Laboratory Medicine Online 2015; 5(4): 204-210.

Published online: 1 October 2015

DOI: https://doi.org/10.3343/lmo.2015.5.4.204

Evaluation of a Test Index Obtained by Coupling Protein with Specific Gravity of Screening Urine Test

Song-Hee Hahn, M.D., Ile-Kyu Park, M.D.

Department of Laboratory Medicine, Hanyang University Medical Center, Seoul, Korea.

Corresponding author: Ile-Kyu Park. Department of Laboratory Medicine, Hanyang University Medical Center, Guri Hospital, 153 Gyeongchun-ro, Guri 11923, Korea. Tel: +82-31-560-2573, Fax: +82-31-560-2585, ikpark@hanyang.ac.kr

Received 29 December 2014 Revised 22 April 2015 Accepted 23 April 2015

(open-access):

This is an Open Access article distributed under the terms of the Creative Commons Attribution Non-Commercial License (http://creativecommons.org/licenses/by-nc/3.0/) which permits unrestricted non-commercial use, distribution, and reproduction in any medium, provided the original work is properly cited.

Abstract

Background

The 24-hr urine protein excretion test is regarded as a standard for quantitative urinary protein analysis; however, collection of urine over 24 hr is troublesome and errors may occur during the process. We obtained a test index reflecting diluted or concentrated urine by coupling the results of a simple and rapid routine urine analysis and evaluated its usefulness as a marker that quantitatively reflects the 24-hr urine protein excretion.

Methods

The estimated urine protein-osmolality ratio (Pro/Osm) was obtained by two linear regression equations between urine dipstick protein and natural logarithm of the protein concentration, and between urine specific gravity (SG) and urine osmolality (Osm). Sensitivity and specificity of 'estimated urine Pro/Osm' and the widely used urine protein-creatinine ratio were evaluated for their efficiency in diagnosing pathological proteinuria and nephrotic proteinuria based on 24-hr urine protein excretion.

Results

Moderate correlations were noted between protein concentration determined by the urine dipstick protein assay and natural logarithm of protein concentration (r=0.86) and between urine SG and urine Osm (r=0.74).
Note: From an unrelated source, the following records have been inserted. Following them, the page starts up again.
#ifndef FCPP_DENSE_NT
#define FCPP_DENSE_NT 0
#endif
typedef double st_pair_f64 __attribute__((ext_vector_type(2), aligned(8)));
typedef uint32_t st_pair_u32 __attribute__((ext_vector_type(2), aligned(4)));
template <bool NT>
__device__ __forceinline__ void st2(double *ptr, double a, double b)
{
    st_pair_f64 v = { a, b };
    if (NT) __builtin_nontemporal_store(v, reinterpret_cast<st_pair_f64 *>(ptr));
    else *reinterpret_cast<st_pair_f64 *>(ptr) = v;
}
template <bool NT>
__device__ __forceinline__ void st2(uint32_t *ptr, uint32_t a, uint32_t b)
{
    st_pair_u32 v = { a, b };
    if (NT) __builtin_nontemporal_store(v, reinterpret_cast<st_pair_u32 *>(ptr));
    else *reinterpret_cast<st_pair_u32 *>(ptr) = v;
}
template <bool NT>
__device__ __forceinline__ void store_pair(bool has0, bool has1, int64_t g, double px0, double px1, double py0, double py1, double k0,
                                           double k1, double v, uint32_t f0, uint32_t f1, double *__restrict__ xo,
                                           double *__restrict__ yo, double *__restrict__ ko, double *__restrict__ vo,
                                           uint32_t *__restrict__ fso)
{
    if (has0 && has1) {
        st2<NT>(xo + g, px0, px1);
        st2<NT>(yo + g, py0, py1);
        st2<NT>(ko + g, k0, k1);
        st2<NT>(vo + g, v, v);
        st2<NT>(fso + g, f0, f1);
    } else if (has0) {
        xo[g] = px0; yo[g] = py0; ko[g] = k0; vo[g] = v; fso[g] = f0;
    } else if (has1) {
        xo[g + 1] = px1; yo[g + 1] = py1; ko[g + 1] = k1; vo[g + 1] = v; fso[g + 1] = f1;
    }
}

__device__ __forceinline__ double line_start_curvature(const DevField &q, const DevConst &cst, int idx, double &jump_len)
{
    const int per = q.n_line + q.n_turn;
    double tx, ty, x0, y0, x1, y1;
    uint32_t fw;
    eval_main(q, cst, idx - 1, per - 1, tx, ty, fw);
    eval_main(q, cst, idx, 0, x0, y0, fw);
    eval_main(q, cst, idx, 1, x1, y1, fw);
    const double dx1 = x0 - tx, dy1 = y0 - ty, dx2 = x1 - x0, dy2 = y1 - y0;
    jump_len = seg_len(dx1, dy1);
    return curv_chords(dx1, dy1, jump_len, dx2, dy2, seg_len(dx2, dy2));
}

__device__ __forceinline__ void stage_turn_template(const DevConst &cst, double *__restrict__ tmpl_lds)
{
    const int lane = threadIdx.x & 63;
    if (lane < cst.tmpl_n) {
        const double2 t = cst.tmpl_u[lane];
        tmpl_lds[lane] = t.x; tmpl_lds[TMPL_LDS + lane] = t.y; tmpl_lds[2 * TMPL_LDS + lane] = cst.tmpl_u_dk[lane].y;
    }
    wave_sync();
}

template <int KINDS, bool STAGED, bool OBS>
__device__ __forceinline__ void quiet_tile(const DevTile &tl, const DevField *__restrict__ fg, const DevPrim *__restrict__ prims,
                                           const DevConst &cst, const DevObstacles &obs, double *my_lds ,
                                           double *__restrict__ tmpl_lds ,
                                           double *__restrict__ xo, double *__restrict__ yo, double *__restrict__ ko,
                                           double *__restrict__ vo, uint32_t *__restrict__ fso,
                                           unsigned long long *sink_outside, unsigned long long *sink_obstacle)
{
    const int lane = threadIdx.x & 63;
    const DevField &q = *fg;
    const int cnt = tl.count;
    const int64_t g0 = q.pt_off + tl.start;
    const int odd = (int)(g0 & 1);
    constexpr bool NT = FCPP_DENSE_NT && KINDS != 16;
    const double ntol = -cst.geofence_tol;
    auto outside = [&](double px, double py) -> bool {
        bool out = false;
#pragma unroll
        for (int e = 0; e < 4; ++e) out = out | (q.ex[e] * px + q.ey[e] * py + q.eo[e] < ntol);
        return out;
    };
    int nout = 0, nobs = 0;
    if ((KINDS & 16) && (KINDS == 16 || tl.quiet == 4)) {
        int per = q.n_line + q.n_turn, nl = q.n_line, last = q.n_turn - 1, n_pass = q.P, idx_base = tl.idx0;
        int rev = q.reverse_order, sfr = q.start_from_right, rotated = q.rotated;
        const bool arc = q.turn_model == FCPP_TURN_ARC;
        double xr = arc ? q.max_x : (q.max_x - q.R), xl = arc ? q.min_x : (q.min_x + q.R);
        double k_last = cst.turn_kappa_last[q.reverse_order ? 1 : 0];
        double k_start = cst.field_junc[tl.field].x;
        double min_y = q.min_y, Wd = q.W, lstep = q.line_step, lex = q.lex, lsx = q.lsx;
        double rc = q.rot_cos, rs = q.rot_sin, rcx = q.rot_cx, rcy = q.rot_cy;
        double v_work = cst.v_work, v_turn = cst.v_turn;
        double e0x = q.ex[0], e0y = q.ey[0], e0o = q.eo[0], e1x = q.ex[1], e1y = q.ey[1], e1o = q.eo[1];
        double e2x = q.ex[2], e2y = q.ey[2], e2o = q.eo[2], e3x = q.ex[3], e3y = q.ey[3], e3o = q.eo[3];
        double ntl = ntol;
        int n_obs = q.obs_count;
        const bool fence = q.span_inside == 0;
        FCPP_PIN(per); FCPP_PIN(nl); FCPP_PIN(last); FCPP_PIN(n_pass); FCPP_PIN(idx_base); FCPP_PIN(rev); FCPP_PIN(sfr); FCPP_PIN(rotated);
        FCPP_PIN(xr); FCPP_PIN(xl); FCPP_PIN(k_last); FCPP_PIN(k_start); FCPP_PIN(min_y); FCPP_PIN(Wd); FCPP_PIN(lstep); FCPP_PIN(lex); FCPP_PIN(lsx);
        FCPP_PIN(v_work); FCPP_PIN(v_turn); FCPP_PIN(n_obs);
        FCPP_PIN_V(rc); FCPP_PIN_V(rs); FCPP_PIN_V(rcx); FCPP_PIN_V(rcy);
        FCPP_PIN_V(e0x); FCPP_PIN_V(e0y); FCPP_PIN_V(e0o); FCPP_PIN_V(e1x); FCPP_PIN_V(e1y); FCPP_PIN_V(e1o);
        FCPP_PIN_V(e2x); FCPP_PIN_V(e2y); FCPP_PIN_V(e2o); FCPP_PIN_V(e3x); FCPP_PIN_V(e3y); FCPP_PIN_V(e3o); FCPP_PIN_V(ntl);
        auto outside_s = [&](double px, double py) -> bool {
            return (e0x * px + e0y * py + e0o < ntl) | (e1x * px + e1y * py + e1o < ntl) | (e2x * px + e2y * py + e2o < ntl) |
                   (e3x * px + e3y * py + e3o < ntl);
        };
        auto sample = [&](int dq, int off, double &px, double &py, double &kp, double &v, uint32_t &fw) {
            const int idx = idx_base + dq;
            const int pi = rev ? (n_pass - 1 - idx) : idx;
            const double y = min_y + (double)pi * Wd;
            const bool go_left = sfr ? ((idx & 1) == 0) : ((idx & 1) == 1);
            if (off < nl) {
                px = go_left ? ((double)off * -lstep + lex) : ((double)off * lstep + lsx);
                if (off == nl - 1) px = go_left ? lsx : lex;
                py = y;
                kp = (off == 0 && idx > 0) ? k_start : 0.0;
                v = v_work;
                fw = FCPP_KIND_SWATH | ((uint32_t)pi << FCPP_INDEX_SHIFT);
            } else {
                const int c = off - nl;
                double tx, ty, tk;
                if (STAGED) { tx = tmpl_lds[c]; ty = tmpl_lds[TMPL_LDS + c]; tk = tmpl_lds[2 * TMPL_LDS + c]; }
                else { const double2 t = cst.tmpl_u[c]; tx = t.x; ty = t.y; tk = cst.tmpl_u_dk[c].y; }
                const bool turn_right = !go_left;
                px = arc ? (turn_right ? (xr - tx) : (xl + tx)) : (turn_right ? (xr + tx) : (xl - tx));
                py = y + ty;
                kp = c == last ? k_last : tk;
                v = v_turn;
                fw = FCPP_KIND_UTURN | ((uint32_t)pi << FCPP_INDEX_SHIFT);
            }
            if (rotated) {
                const double tx = px - rcx, ty = py - rcy;
                px = (tx * rc - ty * rs) + rcx;
                py = (tx * rs + ty * rc) + rcy;
            }
        };
        const unsigned uper = (unsigned)per, step_q = 128u / uper, step_r = 128u - step_q * uper;
        const unsigned a1 = (unsigned)(tl.off0 + 2 * lane - odd + 1);
        int dq1 = (int)(a1 / uper), off1 = (int)(a1 - (unsigned)dq1 * uper);
#pragma unroll
        for (int k = 0; k < TILE_POINTS / 128; ++k) {
            if (k > 0 && 128 * k - odd >= cnt) break;
            const int j = 2 * (lane + 64 * k) - odd;
            const bool has0 = j >= 0 && j < cnt, has1 = j + 1 < cnt;
            double px0, py0, k0, v0, px1, py1, k1, v1;
            uint32_t f0, f1;
            const int dq0 = off1 == 0 ? dq1 - 1 : dq1, off0 = off1 == 0 ? per - 1 : off1 - 1;
            sample(dq0, off0, px0, py0, k0, v0, f0);
            sample(dq1, off1, px1, py1, k1, v1, f1);
            off1 += (int)step_r; dq1 += (int)step_q;
            if (off1 >= per) { off1 -= per; ++dq1; }
            if (fence) {
                const bool o0 = has0 && outside_s(px0, py0), o1 = has1 && outside_s(px1, py1);
                nout += (o0 ? 1 : 0) + (o1 ? 1 : 0);
                f0 |= o0 ? FCPP_FLAG_OUTSIDE : 0u;
                f1 |= o1 ? FCPP_FLAG_OUTSIDE : 0u;
            }
            if (OBS && n_obs > 0) {
                double mnx = has0 ? px0 : (has1 ? px1 : FCPP_INF), mxx = has0 ? px0 : (has1 ? px1 : -FCPP_INF);
                double mny = has0 ? py0 : (has1 ? py1 : FCPP_INF), mxy = has0 ? py0 : (has1 ? py1 : -FCPP_INF);
                if (has1) { mnx = fmin(mnx, px1); mxx = fmax(mxx, px1); mny = fmin(mny, py1); mxy = fmax(mxy, py1); }
#pragma unroll
                for (int o = 32; o > 0; o >>= 1) {
                    mnx = fmin(mnx, __shfl_xor(mnx, o)); mny = fmin(mny, __shfl_xor(mny, o));
                    mxx = fmax(mxx, __shfl_xor(mxx, o)); mxy = fmax(mxy, __shfl_xor(mxy, o));
                }
                const double ox[2] = { has0 ? px0 : px1, px1 }, oy[2] = { has0 ? py0 : py1, py1 };
                const unsigned m = obstacle_mask<2>(obs, q.obs_first, q.obs_first + q.obs_count, my_lds, mnx, mny, mxx, mxy, ox, oy,
                                                    has1 ? 2 : (has0 ? 1 : 0));
                const bool b0 = has0 && (m & 1u), b1 = has1 && (m & 2u);
                nobs += (b0 ? 1 : 0) + (b1 ? 1 : 0);
                f0 |= b0 ? FCPP_FLAG_OBSTACLE : 0u;
                f1 |= b1 ? FCPP_FLAG_OBSTACLE : 0u;
            }
            const int64_t g = g0 + j;
            if (has0 && has1) {
                st2<NT>(xo + g, px0, px1);
                st2<NT>(yo + g, py0, py1);
                st2<NT>(ko + g, k0, k1);
                st2<NT>(vo + g, v0, v1);
                st2<NT>(fso + g, f0, f1);
            } else if (has0) {
                xo[g] = px0; yo[g] = py0; ko[g] = k0; vo[g] = v0; fso[g] = f0;
            } else if (has1) {
                xo[g + 1] = px1; yo[g + 1] = py1; ko[g + 1] = k1; vo[g + 1] = v1; fso[g + 1] = f1;
            }
        }
    } else if ((KINDS & 8) && (KINDS == 8 || tl.quiet == 3)) {
        const int idx = tl.idx0;
        const int pi = q.reverse_order ? (q.P - 1 - idx) : idx;
        const double y = q.min_y + (double)pi * q.W;
        const bool go_left = q.start_from_right ? ((idx & 1) == 0) : ((idx & 1) == 1);
        const bool turn_right = !go_left, arc = q.turn_model == FCPP_TURN_ARC;
        const double xr = arc ? q.max_x : (q.max_x - q.R), xl = arc ? q.min_x : (q.min_x + q.R);
        const uint32_t fw = FCPP_KIND_UTURN | ((uint32_t)pi << FCPP_INDEX_SHIFT);
        const double k_last = cst.turn_kappa_last[q.reverse_order ? 1 : 0];
        const int last = q.n_turn - 1;
        auto sample = [&](int tk, double &px, double &py, double &kp) {
            const int c = min(max(tk, 0), last);
            const double2 t = cst.tmpl_u[c];
            px = arc ? (turn_right ? (xr - t.x) : (xl + t.x)) : (turn_right ? (xr + t.x) : (xl - t.x));
            py = y + t.y;
            if (q.rotated) rotate_back(q, px, py);
            kp = c == last ? k_last : cst.tmpl_u_dk[c].y;
        };
#pragma unroll
        for (int k = 0; k < TILE_POINTS / 128; ++k) {
            if (k > 0 && 128 * k - odd >= cnt) break;
            const int j = 2 * (lane + 64 * k) - odd;
            const bool has0 = j >= 0 && j < cnt, has1 = j + 1 < cnt;
            double px0, py0, k0, px1, py1, k1;
            sample(tl.off0 + j, px0, py0, k0);
            sample(tl.off0 + j + 1, px1, py1, k1);
            uint32_t f0 = fw, f1 = fw;
            const bool o0 = has0 && outside(px0, py0), o1 = has1 && outside(px1, py1);
            nout += (o0 ? 1 : 0) + (o1 ? 1 : 0);
            f0 |= o0 ? FCPP_FLAG_OUTSIDE : 0u;
            f1 |= o1 ? FCPP_FLAG_OUTSIDE : 0u;
            if (OBS && q.obs_count > 0) {
                double mnx = has0 ? px0 : (has1 ? px1 : FCPP_INF), mxx = has0 ? px0 : (has1 ? px1 : -FCPP_INF);
                double mny = has0 ? py0 : (has1 ? py1 : FCPP_INF), mxy = has0 ? py0 : (has1 ? py1 : -FCPP_INF);
                if (has1) { mnx = fmin(mnx, px1); mxx = fmax(mxx, px1); mny = fmin(mny, py1); mxy = fmax(mxy, py1); }
#pragma unroll
                for (int o = 32; o > 0; o >>= 1) {
                    mnx = fmin(mnx, __shfl_xor(mnx, o)); mny = fmin(mny, __shfl_xor(mny, o));
                    mxx = fmax(mxx, __shfl_xor(mxx, o)); mxy = fmax(mxy, __shfl_xor(mxy, o));
                }
                const double ox[2] = { has0 ? px0 : px1, px1 }, oy[2] = { has0 ? py0 : py1, py1 };
                const unsigned m = obstacle_mask<2>(obs, q.obs_first, q.obs_first + q.obs_count, my_lds, mnx, mny, mxx, mxy, ox, oy,
                                                    has1 ? 2 : (has0 ? 1 : 0));
                const bool b0 = has0 && (m & 1u), b1 = has1 && (m & 2u);
                nobs += (b0 ? 1 : 0) + (b1 ? 1 : 0);
                f0 |= b0 ? FCPP_FLAG_OBSTACLE : 0u;
                f1 |= b1 ? FCPP_FLAG_OBSTACLE : 0u;
            }
            store_pair<NT>(has0, has1, g0 + j, px0, px1, py0, py1, k0, k1, cst.v_turn, f0, f1, xo, yo, ko, vo, fso);
        }
    } else if (KINDS & 6) {
        double ax, ay, sx, sy, bx, by, vnom;
        int n_lin;
        uint32_t fw;
        bool rot;
        if (tl.quiet == 1) {
            const int idx = tl.idx0;
            const int pi = q.reverse_order ? (q.P - 1 - idx) : idx;
            const bool go_left = q.start_from_right ? ((idx & 1) == 0) : ((idx & 1) == 1);
            ax = go_left ? q.lex : q.lsx; bx = go_left ? q.lsx : q.lex; sx = go_left ? -q.line_step : q.line_step;
            ay = by = q.min_y + (double)pi * q.W; sy = 0.0;
            n_lin = q.n_line;
            rot = q.rotated != 0;
            fw = FCPP_KIND_SWATH | ((uint32_t)pi << FCPP_INDEX_SHIFT);
            vnom = cst.v_work;
        } else {
            const DevPrim &p = prims[tl.idx0];
            ax = p.a[0]; ay = p.a[1]; bx = p.a[2]; by = p.a[3]; sx = p.a[4]; sy = p.a[5];
            n_lin = p.n;
            rot = false;
            fw = p.fs; vnom = p.v_nom;
        }
        auto lin = [&](int r, double &px, double &py) {
            px = (double)r * sx + ax; py = (double)r * sy + ay;
            if (r == n_lin - 1) { px = bx; py = by; }
        };
        const bool has_start = tl.quiet == 1 && tl.off0 == 0 && tl.idx0 > 0;
        const double k_start = has_start ? cst.field_junc[tl.field].x : 0.0;
        double ex0, ey0, ex1, ey1;
        lin(tl.off0, ex0, ey0);
        lin(tl.off0 + cnt - 1, ex1, ey1);
        if (rot) { rotate_back(q, ex0, ey0); rotate_back(q, ex1, ey1); }
        const bool ends_out = outside(ex0, ey0) || outside(ex1, ey1);
        const double bminx = fmin(ex0, ex1), bmaxx = fmax(ex0, ex1), bminy = fmin(ey0, ey1), bmaxy = fmax(ey0, ey1);
#pragma unroll
        for (int k = 0; k < TILE_POINTS / 128; ++k) {
            if (k > 0 && 128 * k - odd >= cnt) break;
            const int j = 2 * (lane + 64 * k) - odd;
            const bool has0 = j >= 0 && j < cnt, has1 = j + 1 < cnt;
            double px0, py0, px1, py1;
            lin(tl.off0 + j, px0, py0);
            lin(tl.off0 + j + 1, px1, py1);
            if (rot) { rotate_back(q, px0, py0); rotate_back(q, px1, py1); }
            uint32_t f0 = fw, f1 = fw;
            if (ends_out) {
                const bool o0 = has0 && outside(px0, py0), o1 = has1 && outside(px1, py1);
                nout += (o0 ? 1 : 0) + (o1 ? 1 : 0);
                f0 |= o0 ? FCPP_FLAG_OUTSIDE : 0u;
                f1 |= o1 ? FCPP_FLAG_OUTSIDE : 0u;
            }
            if (OBS && q.obs_count > 0) {
                const double ox[2] = { has0 ? px0 : px1, px1 }, oy[2] = { has0 ? py0 : py1, py1 };
                const unsigned m = obstacle_mask<2>(obs, q.obs_first, q.obs_first + q.obs_count, my_lds, bminx, bminy, bmaxx, bmaxy,
                                                    ox, oy, has1 ? 2 : (has0 ? 1 : 0));
                const bool b0 = has0 && (m & 1u), b1 = has1 && (m & 2u);
                nobs += (b0 ? 1 : 0) + (b1 ? 1 : 0);
                f0 |= b0 ? FCPP_FLAG_OBSTACLE : 0u;
                f1 |= b1 ? FCPP_FLAG_OBSTACLE : 0u;
            }
            const double k0 = (has_start && j == 0) ? k_start : 0.0, k1 = (has_start && j + 1 == 0) ? k_start : 0.0;
            store_pair<NT>(has0, has1, g0 + j, px0, px1, py0, py1, k0, k1, vnom, f0, f1, xo, yo, ko, vo, fso);
        }
    }
    if (__ballot(nout | nobs)) {
        const long long io = wave_sum_i(nout), ib = wave_sum_i(nobs);
        if (lane == 0 && io) atomicAdd(sink_outside, (unsigned long long)io);
        if (lane == 0 && ib) atomicAdd(sink_obstacle, (unsigned long long)ib);
    }
}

The receiver operating characteristics analysis showed that an estimated urine Pro/Osm value of 0.045 had a sensitivity of 91.1% and a specificity of 88.6% for diagnosing pathological proteinuria, and a value of 0.204 had a sensitivity of 100% and a specificity of 80.4% for diagnosing nephrotic proteinuria.

Conclusions

Coupling the results of urine dipstick protein and urine SG determined by the routine analysis will provide additional useful information that will make the screening of renal diseases more cost-effective.

Keywords: Proteinuria, Routine urine analysis, Urine protein-osmolality ratio

Figures and Tables

Fig. 1

Correlation between estimated urine Pro/Osm by the new equation and urine Pro/Cre.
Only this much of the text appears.